Live Naturally Well
When it comes to health in the US, we’re doing a pretty poor job. Despite having the most doctors, best medical schools, the most research and even spending more money than any other country on health care, we continually rank last among other industrialized countries. There is one area of health care where the US exceeds and that is emergency/trauma/crisis care, and if you happen to get shot, the best place you want to be is in an emergency room in the US. However, this only accounts for 1% of health problems in the US. It is the other 99% where we are failing. Heart disease, cancer, diabetes, infectious disease, autoimmune conditions, etc. continue to rise. And now we are seeing iatrogenic complications on the rise as well, meaning health complications due to the medical treatment itself.
Along with having the most doctors and spending the most money on health care, the US also has the distinction of being the most medicated country in the world. Americans consume 68% of all of the drugs in the world and half of all Americans take at least one prescription drug on a daily basis. Americans spent $374 billion on prescription drugs last year, up 13% from the year before. And this is a continuing trend. The pharmaceutical industry is the most profitable industry in the world and, unfortunately, it therefore directly influences and affects U.S (and global) health care policy. The combined profits for the ten drug companies in the Fortune 500 ($35.9 billion) were more than the profits for all the other 490 businesses combined ($33.7 billion). The scary part is that 80% of the average pharmaceutical industry’s budget is used for marketing. Now this is not all to say that some drugs are not necessary and even life saving in instances, however, the ease at which we use and distribute prescription drugs is beyond excessive.
So what has gone wrong? Why are U.S health care costs rising faster than any other country even as our overall health declines?

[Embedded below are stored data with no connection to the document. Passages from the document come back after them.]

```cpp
__device__ __forceinline__ void d4f_block_rounds(const D4FParams& P) {
    D4FLds& F = d4fLds;
    const int which = F.which;
    const int lane = threadIdx.x & 63, wave = threadIdx.x >> 6, nw = blockDim.x >> 6;
    int rounds = 0, info = 0;
    const bool prof = P.stats != nullptr && threadIdx.x == 0;
    auto acc = [&](int k, long long v) { if (prof) atomicAdd((unsigned long long*)&P.stats[k], (unsigned long long)v); };
    const long long tKernel = prof ? clock64() : 0;
    for (;;) {
        long long tp = prof ? clock64() : 0;
        if (!d4f_round_setup(P.ops[0], P.ops[1], P.nOps[0], P.nOps[1])) { info |= D4F_INFO_FALLBACK; break; }
        if (prof) { acc(25, clock64() - tp); acc(27, 1); }
        const D4GOp* ops = F.ops;
        const int nOps = F.nOps;
        D4GOp myOp0, myOp1;
        memset(&myOp0, 0, sizeof(myOp0));
        memset(&myOp1, 0, sizeof(myOp1));
        if ((int)threadIdx.x < nOps) myOp0 = ops[threadIdx.x];
        if ((int)(threadIdx.x + blockDim.x) < nOps) myOp1 = ops[threadIdx.x + blockDim.x];
        long long bestKey = D4G_KEY_NONE;
        int guard = 0;
        int lastWhich = -1;
        auto may_move = [&](int kind, int stage) -> bool {
            if (stage == 0 || lastWhich < 0) return true;
            switch (kind) {
            case OP_HDRSEARCH: return lastWhich == D4F_Q_HS;
            case OP_POST: case OP_PRUNEHDR: return lastWhich == D4F_Q_HDR;
            case OP_OPT: return lastWhich == D4F_Q_APPLY || lastWhich == D4F_Q_HDR;
            case OP_RECODE: case OP_RECODE_FULL: return stage == 1 ? lastWhich == D4F_Q_APPLY : lastWhich == D4F_Q_TREE;
            case OP_LEAST: return lastWhich == D4F_Q_LEAST;
            case OP_TOFIXED_OPT: return stage == 1 ? lastWhich == D4F_Q_FIXDOT : lastWhich == D4F_Q_APPLY;
            default: return true;
            }
        };
        for (int iter = 0;; iter++) {
            bool prog2 = false;
            tp = prof ? clock64() : 0;
            for (int i = threadIdx.x, n = 0; i < nOps; i += blockDim.x, n++) {
                const int st = F.opStage[i];
                if (st == 255) continue;
                const D4GOp& o = n == 0 ? myOp0 : n == 1 ? myOp1 : ops[i];
                if (F.slotReady[o.src] && may_move(o.kind, st)) prog2 |= d4f_advance_op(o, i, &bestKey);
            }
            if (prog2) F.progress[iter & 1] = 1;
            __syncthreads();
            if (prof) { acc(24, clock64() - tp); acc(28, 1); }
            const int nDone = F.nDone, fb = F.fallback, progressed = F.progress[iter & 1];
            int which = -1;
            for (int q = 0; q < D4F_NQ; q++)
                if (q != D4F_Q_HS && F.qn[q] > 0) { which = q; break; }
            if (which < 0 && !progressed && F.qn[D4F_Q_HS] > 0) which = D4F_Q_HS;
            if (threadIdx.x == 0) { F.step++; F.progress[(iter + 1) & 1] = 0; }
            __syncthreads();
            if (fb) break;
            if (nDone >= nOps) break;
            lastWhich = which;
            if (which < 0) {
                if (!progressed && ++guard > 4) { if (threadIdx.x == 0) { atomicAdd(F.c.errors, 1); F.fallback = 1; } __syncthreads(); break; }
                continue;
            }
            guard = 0;
            const int nq = F.qn[which] < d4f_qcap(which) ? F.qn[which] : d4f_qcap(which);
            if (prof) { acc(which, nq); acc(8 + which, 1); tp = clock64(); }
            switch (which) {
            case D4F_Q_SWEEP: if (F.cl) d4f_cl_sweep(); else d4f_sweep(); break;
            case D4F_Q_APPLY:
                if (F.cl) { d4f_cl_apply_phase(nq); break; }
                for (int t = wave; t < nq; t += nw) d4f_apply_task(F.qAll[d4f_qoff(D4F_Q_APPLY) + t]);
                break;
            case D4F_Q_BINBASE: d4f_binbase(); break;
            case D4F_Q_LEAST:
                if (F.cl) { d4f_cl_least_phase(nq); break; }
                for (int t = wave; t < nq; t += nw) d4f_least_task(F.qAll[d4f_qoff(D4F_Q_LEAST) + t]);
                break;
            case D4F_Q_TREE: {
                uint16_t* Q = &F.qAll[d4f_qoff(D4F_Q_TREE)];
                const int nMaskNow = F.nMask;
                if ((int)threadIdx.x < nq) { F.treeCand[0][threadIdx.x] = 0x7fffffff; F.treeCand[1][threadIdx.x] = 0x7fffffff; }
                __syncthreads();
                for (int i = threadIdx.x; i < nq * nMaskNow; i += blockDim.x) {
                    const int t = i / nMaskNow, mp = i - t * nMaskNow, m = Q[t];
                    if (mp != m && F.treeSt[mp] == 2 && F.maskHH[mp] == F.maskHH[m]) atomicMin(&F.treeCand[0][t], mp);
                }
                for (int i = threadIdx.x; i < nq * nq; i += blockDim.x) {
                    const int t = i / nq, j = i - t * nq;
                    if (j < t && F.maskHH[Q[j]] == F.maskHH[Q[t]]) atomicMin(&F.treeCand[1][t], j);
                }
                __syncthreads();
                for (int t = wave; t < nq; t += nw) {
                    const int m = Q[t];
                    int from = F.treeCand[0][t] != 0x7fffffff ? F.treeCand[0][t] : F.treeCand[1][t] != 0x7fffffff ? (int)Q[F.treeCand[1][t]] : -1;
                    if (from >= 0) {
                        int diff = 0;
                        for (int i = lane; i < D4G_HIST; i += 64) diff |= F.G.hist[(size_t)m * D4G_HIST + i] != F.G.hist[(size_t)from * D4G_HIST + i];
                        if (d4g_ballot(diff)) from = -1;
                    }
                    d4g_wave_sync();
                    if (lane == 0) F.treeCand[0][t] = from;
                }
                __syncthreads();
                if (threadIdx.x == 0) {
                    int nu = 0, na = 0;
                    for (int t = 0; t < nq; t++) {
                        const int m = Q[t], from = F.treeCand[0][t];
                        if (from < 0) Q[nu++] = (uint16_t)m;
                        else F.treeCand[1][na++] = (m << 16) | from;
                    }
                    F.misc[3] = nu;
                }
                __syncthreads();
                const int nu = F.misc[3];
                if (prof) acc(38, nq - nu);
                const int nts = (nw >> 1) < D4F_TREE_SLOTS ? (nw >> 1) : D4F_TREE_SLOTS;
                const bool distWave = wave >= nts;
                const int ts = distWave ? wave - nts : wave;
                for (int t0 = 0; t0 < nu; t0 += nts) {
                    long long tq = prof ? clock64() : 0;
                    if (ts < nts && t0 + ts < nu) {
                        const int m = Q[t0 + ts];
                        if (distWave) d4f_tree_dist(ts, m); else d4f_tree_lit(ts, m);
                    }
                    if (prof) { acc(33, clock64() - tq); tq = clock64(); }
                    __syncthreads();
                    if (prof) { acc(34, clock64() - tq); tq = clock64(); }
                    if (ts < nts && t0 + ts < nu && !distWave) d4f_tree_header(ts);
                    __syncthreads();
                    if (prof) { acc(35, clock64() - tq); tq = clock64(); }
                    if (wave == 0)
                        for (int t = 0; t < nts && t0 + t < nu; t++) d4f_tree_publish(t);
                    __syncthreads();
                    if (prof) { acc(36, clock64() - tq); acc(37, 1); }
                }
                if (threadIdx.x == 0) {
                    for (int k = 0; k < nq - nu; k++) {
                        const int m = F.treeCand[1][k] >> 16, from = F.treeCand[1][k] & 0xffff;
                        F.treeC[m] = F.treeC[from]; F.treeLit[m] = F.treeLit[from];
                        d4g_fence_block();
                        F.treeSt[m] = 2;
                    }
                }
                break;
            }
            case D4F_Q_HDR:
                for (int t = wave; t < nq; t += nw) d4f_hdr_task(F.qAll[d4f_qoff(D4F_Q_HDR) + t]);
                break;
            case D4F_Q_HS: {
                const int nhs = nw < D4F_HS_SLOTS ? nw : D4F_HS_SLOTS;
                for (int t0 = 0; t0 < nq; t0 += nhs) {
                    if (wave < nhs && t0 + wave < nq) {
                        const int nfb = d4f_hs_task(wave, F.qAll[d4f_qoff(D4F_Q_HS) + t0 + wave]);
                        if (P.stats && lane == 0 && nfb) atomicAdd((unsigned long long*)&P.stats[62], (unsigned long long)nfb);
                    }
                    __syncthreads();
                }
                break;
            }
            case D4F_Q_FIXDOT: {
                const int m = F.qAll[d4f_qoff(D4F_Q_FIXDOT) + 0];
                long long v = 0;
                const uint8_t* ln = F.G.code[D4F_CODE_FIXED].lens;
                for (int i = threadIdx.x; i < D4G_HIST; i += blockDim.x) {
                    const unsigned h = F.G.hist[(size_t)m * D4G_HIST + i];
                    if (h) v += (long long)h * (ln[i] + (i < D4G_NLIT ? (i >= 257 ? d4g_lsym_ebits(i) : 0) : d4g_dsym_ebits(i - D4G_NLIT)));
                }
                v = wg_sum_i64(v, F.red);
                if (threadIdx.x == 0) { F.fixdotLit = v; F.fixdotSt = 2; }
                break;
            }
            default: break;
            }
            __syncthreads();
            if (prof) acc(16 + which, clock64() - tp);
            if (threadIdx.x == 0) F.qn[which] = 0;
            __syncthreads();
        }
        if (prof) { acc(30, F.nMask); acc(31, F.nCode); acc(32, F.nHdr); }
        if (F.fallback) { info |= D4F_INFO_FALLBACK; break; }
        long long best = wave_min_i64(bestKey);
        __syncthreads();
        if (lane == 0) F.red[wave] = best;
        __syncthreads();
        for (int i = 0; i < nw; i++) best = F.red[i] < best ? F.red[i] : best;
        __syncthreads();
        tp = prof ? clock64() : 0;
// ... 61 lines not shown
```

deft4j_amd/csrc/d4g_program.h:

```cpp
#pragma once
#include <algorithm>
#include <cstring>
#include <map>
#include <mutex>
#include <set>
#include <vector>

#include "d4g_knobs.h"

namespace d4g {

typedef long long i64;

struct Program {
    std::vector<D4GOp> ops;
    std::vector<int> opLevel;
    std::vector<int> slotLevel;
    int nSlots = 1, nMasks = 1, nLevels = 0;
    std::vector<std::vector<int>> stateLevels, hdrLevels;
    RtBuf<D4GOp> dOps;
    RtBuf<int32_t> dLists;
    std::vector<std::pair<size_t, int>> stateOff, hdrOff;
    int nRequested = 0;
    std::set<int> hsCodes;
// ... 237 lines not shown
                                        prune[k] = (uint8_t)pr;
                                        k++;
                                    }
                            } else {
                                flags[k] = (uint8_t)base;
                                prune[k] = (uint8_t)pr;
                                k++;
                            }
                        }
    if (k != 56) throw std::runtime_error("header flag table: expected 56 candidates");
}

struct Engine {
    Program progDyn, progFixed;
    RtBuf<uint8_t> dHdrTables;
    RtBuf<long long> dOpStats;
    RtBuf<uint32_t> dCrcTab;
    int slotsPerBlock = 0, masksPerBlock = 0, maxOps = 0;
    bool ready = false, built = false;
    void release() {
        if (!ready) return;
        progDyn.release(); progFixed.release();
        dHdrTables.reset(); dOpStats.reset(); dCrcTab.reset();
        ready = false;
    }
    void init() {
        static std::mutex initMu;
        std::lock_guard<std::mutex> lk(initMu);
        if (ready) return;
        if (!built) {
            progDyn.build(false);
            progFixed.build(true);
            built = true;
        }
        const int dbg = debug_program();
        if (dbg)
            fprintf(stderr, "program: %d ops requested, %zu emitted (%zu header searches over %zu distinct code-length sets), %d levels, %d slots, %d masks\n",
                    progDyn.nRequested, progDyn.ops.size(), (size_t)std::count_if(progDyn.ops.begin(), progDyn.ops.end(), [](const D4GOp& o) { return o.kind == OP_HDRSEARCH; }),
                    progDyn.hsCodes.size(), progDyn.nLevels, progDyn.nSlots, progDyn.nMasks);
        if (dbg >= 2)
            for (int l = 0; l < progDyn.nLevels; l++) {
                int kinds[16] = {0};
                for (int id : progDyn.stateLevels[l]) kinds[progDyn.ops[id].kind * 1 + 0]++;
                fprintf(stderr, "level %2d: OPT %d RECODE %d FULL %d LEAST %d POST %d PRUNEHDR %d TOFIXED %d CAND %d | hdr searches %zu\n", l, kinds[1], kinds[2],
                        kinds[3], kinds[4], kinds[5], kinds[6], kinds[7], kinds[8], progDyn.hdrLevels[l].size());
            }
        progDyn.upload();
        progFixed.upload();
        uint8_t tab[128];
        memset(tab, 0, sizeof(tab));
        build_hdr_tables(tab, tab + 64);
        dHdrTables.alloc(128);
        rt_h2d(dHdrTables, tab, 128);
        dOpStats.alloc_zero(64);
        {
            std::vector<uint32_t> t(1024 + 32);
            for (uint32_t i = 0; i < 256; i++) {
                uint32_t c = i;
                for (int k = 0; k < 8; k++) c = (c & 1) ? (c >> 1) ^ 0xedb88320u : c >> 1;
                t[i] = c;
            }
            for (int k = 1; k < 4; k++)
                for (uint32_t i = 0; i < 256; i++) t[k * 256 + i] = (t[(k - 1) * 256 + i] >> 8) ^ t[t[(k - 1) * 256 + i] & 0xff];
            auto mul = [](uint32_t a, uint32_t b) {
                uint32_t m = 1u << 31, p = 0;
                for (;;) {
                    if (a & m) { p ^= b; if ((a & (m - 1)) == 0) break; }
                    m >>= 1;
                    b = (b & 1) ? (b >> 1) ^ 0xedb88320u : b >> 1;
                }
                return p;
            };
            uint32_t p = 1u << 30;
            t[1024] = p;
            for (int k = 1; k < 32; k++) t[1024 + k] = p = mul(p, p);
            dCrcTab.alloc(t.size());
            rt_h2d(dCrcTab, t.data(), t.size() * 4);
        }
        rt_sync();
        slotsPerBlock = std::max(progDyn.nSlots, progFixed.nSlots);
        masksPerBlock = std::max(progDyn.nMasks, progFixed.nMasks);
        slotsPerBlock = std::max<int>(slotsPerBlock, 2 + (int)((D4F_GLOB_BYTES + sizeof(D4GState) - 1) / sizeof(D4GState)));
        masksPerBlock = std::max<int>(masksPerBlock, D4F_MAXM + 2 * D4F_MAXC);
        maxOps = (int)std::max(progDyn.ops.size(), progFixed.ops.size());
        if ((i64)maxOps * 64 >= (1LL << D4G_KEY_SEQ_BITS)) throw std::runtime_error("program too long for the key layout");
        ready = true;
    }
};
inline Engine& engine() {
    static Engine e[RT_MAX_CTX];
    return e[rt_ctx()];
}

}
```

The problem is our model of health care and our basic beliefs about what health is and what we need to do to achieve it. Under our present model, “health” is defined by how a person feels, whether they have symptoms or not. The objective then becomes to eliminate the symptoms. This is the basis for allopathic medicine. One of our goals as natural, or alternative, health care providers is to change the way people think about health. It is interesting to note that there is not a single medical or science textbook or encyclopaedia in the world that defines health based on symptoms or how a person feels. Dorland’s Medical Dictionary defines health as “a condition of optimum physical, social, mental and spiritual well being – not merely the absence of disease or infirmities”. Even Webster’s Medical Dictionary says health is “the state of being sound in body or mind, and not simply freedom from physical disease and pain”. Health is all about function and how well the body’s communicates with itself to keep itself well. This is the basis for holistic medicine. Unfortunately, there are many people out there that have not heard health presented this way and this is a predominant motivator for our Naturally Well event.
Our goal is to help change the way our community thinks about health. We want to provide a different avenue for people to get healthy, one that they may not have ever heard about before; something that goes beyond drugs and surgery and simply covering up symptoms. We want to educate people about the benefits of natural and holistic health care modalities that help them not only get well but stay well. We want people to change the pharmaceutical mindset of our culture that relies on a pill for every ache, illness or disease. Our hope is that the Naturally Well events will help make this change by allowing people to really learn about what it is we actually do and how we can make a difference in their lives.